Saturday, August 09, 2003

A Key Day in the City by the Bay

In any baseball season worth remembering, there are a few key milestones along the way, events whose immense significance you grasp only when the joyride is all over.

In 1993, the last year of any import in Philadelphia, at least when it comes to baseball, three such moments come to mind. The first is Mariano Duncan taking the most dominant closer of his time, the Cardinals' Lee Smith, over the left field wall at the Vet for a game-winning grand slam on Mother's Day. The second is platoon left fielder Milt Thompson robbing the Padres of a salami by snaring a drive over the wall in San Diego, preserving a victory there. And the third is the challenge by catcher and locker-room alpha male Darren Daulton (whose adaptation to non-baseball life has been troublesome) to his pitchers, following a disastrous series (in St. Louis, I think), to find their cojones, throw inside, and pitch like men. Which they proceeded to do for the rest of the year.

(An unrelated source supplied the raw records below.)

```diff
@@ -935,6 +942,46 @@
         _alg("gemm_tn", rows * ((2 if g_fmt else 4) * g_cols + (2 if a_fmt else 4) * acols) + 4 * nsplit * g_cols * acols,
              2 * rows * g_cols * acols)
     L.check(L.lib().ws_gemm_tnb(C.byref(a), L.stream_ptr()), "ws_gemm_tnb")
+
+
+def _word_p(t, name):
+    _chk(t, name, torch.int32)
+    return C.c_void_p(t.data_ptr())
+
+
+def gemm_p2b_bwd(*, A, lda: int, sm: SeqMap, Wpack, N: int, C_out, amax_in, amax=None, K=128):
+    for n, t in (("A", A), ("Wpack", Wpack), ("C", C_out)):
+        _chk(t, n)
+    a = L.GemmP2BBwdArgs()
+    a.A, a.Wpack, a.C = _p(A), _p(Wpack), _p(C_out)
+    a.amax = _word_p(amax, "amax") if amax is not None else None
+    a.amax_in = _word_p(amax_in, "amax_in")
+    a.sm = _smc(sm)
+    a.lda, a.N, a.K = lda, N, K
+    if ALG is not None:
+        rows = (getattr(sm, "nvalid", 0) or sm.nseq) * sm.L
+        _alg("gemm_nt", rows * (4 * K + 4 * N) + 4 * N * K, 2 * rows * N * K)
+    L.check(L.lib().ws_gemm_p2b_bwd(C.byref(a), L.stream_ptr()), "ws_gemm_p2b_bwd")
+
+
+def gemm_tnb_proj(*, G, g_width: int, g_off: int, g_cols: int, Dout, ldc: int, sm: SeqMap, slab, nsplit: int,
+                  blocks_per_split: int, amax_in, aslab=None):
+    for n, t in (("G", G), ("Dout", Dout), ("slab", slab), ("aslab", aslab)):
+        _chk(t, n)
+    nblk = bl_num_blocks(sm)
+    if G.numel() < blh_floats(nblk, g_width) or slab.numel() < nsplit * 128 * g_cols or \
+            (aslab is not None and aslab.numel() < nsplit * 128):
+        raise L.WesepHipError("gemm_tnb_proj: G / slab / aslab too small for the sequence map and the split")
+    a = L.GemmTNBProjArgs()
+    a.G16, a.Dout, a.slab, a.aslab = _p(G), _p(Dout), _p(slab), _p(aslab)
+    a.amax_in = _word_p(amax_in, "amax_in")
+    a.sm = _smc(sm)
+    a.ldc = ldc
+    a.g_width, a.g_off, a.g_cols, a.nsplit, a.blocks_per_split = g_width, g_off, g_cols, nsplit, blocks_per_split
+    if ALG is not None:
+        rows = nblk * 32
+        _alg("gemm_tn", rows * (2 * g_cols + 4 * 128) + 4 * nsplit * 128 * (g_cols + (aslab is not None)), 2 * rows * g_cols * 128)
+    L.check(L.lib().ws_gemm_tnb_proj(C.byref(a), L.stream_ptr()), "ws_gemm_tnb_proj")
 
 
 LN_EPS = 1e-5
diff --git a/wesep_amd/functional.py b/wesep_amd/functional.py
--- a/wesep_amd/functional.py
+++ b/wesep_amd/functional.py
@@ -198,7 +198,7 @@
         P = R * K * Tf
         d = z.device
         geo, smap, seq, _ = _view_maps(ctx.view, R, K, Tf, N)
-        dg, dout_bl, amax, dxn2 = blstm_bptt(plan, W, gates, cbuf, hcat, dout, seq, release=ctx.view == "time")
+        dg, dout_bl, amax, dxn2 = blstm_bptt(plan, W, gates, cbuf, hcat, dout, seq, release=ctx.view == "time", hcat16=hcat16)
         wg = blstm_weight_grads(plan, dg, xn, hcat, dout_bl, amax, hcat16, seq, box)
         del dout_bl
         if box is not None and ctx.view == "time":
diff --git a/wesep_amd/functional_tfgridnet.py b/wesep_amd/functional_tfgridnet.py
--- a/wesep_amd/functional_tfgridnet.py
+++ b/wesep_amd/functional_tfgridnet.py
@@ -424,7 +424,8 @@
         appended = ns != nseq and not seq.nvalid
         if appended:
             dout = torch.cat([dout, torch.zeros((ns - nseq) * Lr, 128, device=d, dtype=torch.float32)], 0)
-        dg, dout_bl, amax, dxn2 = blstm_bptt(plan, W, gates, cbuf, hcat, dout, seq, release=plan.bptt in ("pair", "cluster"))
+        dg, dout_bl, amax, dxn2 = blstm_bptt(plan, W, gates, cbuf, hcat, dout, seq, release=plan.bptt in ("pair", "cluster"),
+                                             hcat16=hcat16)
         wg = blstm_weight_grads(plan, dg, xn, hcat, dout_bl, amax, hcat16, seq, box, order=(0, 4, 2, 6, 1, 5, 8, 9))
         del dout_bl
         dy, _ = blstm_dxn(plan, W, dg, amax, dxn2, seq, (ns if appended else nseq) * Lr)
```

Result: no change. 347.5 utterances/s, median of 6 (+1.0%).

Earlier today, in San Francisco, the 2003 Phillies may have done something similar. Against the defending National League champs and one of baseball's elite teams, the Phils rallied from a late three-run deficit to win in 10 innings. Pat Burrell hit a game-tying dinger in the eighth, then went yard for a two-run blast in the 10th to secure the win. It must be noted that Pat the Bat's two-homer game comes on the heels of (a) having his hair dyed blond and (b) my cutting his ass from my fantasy team.

All jokes aside, this is the kind of win that teams often rally around. Vicente Padilla gave up four first-inning runs then pitched extremely well, and the bullpen, in this case season-long studs Terry Adams, Rheal Cormier, and Turk Wendell (four and a third innings pitched, one walk, one hit, one meaningless run), was brilliant for the remainder of the game. If, if, if, if -- if Burrell really is emerging from his year of shittiness, the Phillies' offense will be transformed, and they should be able to leave the Marlins (who are on their way to a win and, thus, keeping pace in the even-Steven wild card race) behind between now and the end of September.

It's early August, yes, but the games feel more meaningful now. Each day's paper presents the wild card standings, and I'm checking on the Marlins (and the Diamondbacks, Dodgers, Cubs, Cardinals, and Expos) regularly. (Thank God the Mets still blow, as they should, year after year after year.) Football, basketball, and hockey are wonderful sports, but only baseball presents such daily drama as de rigueur. Even though the game's popularity has slipped, it remains the closest sporting approximation to everyday life -- where things happen over weeks and months, not hours and days, and one bad day doesn't doom your season to mediocrity.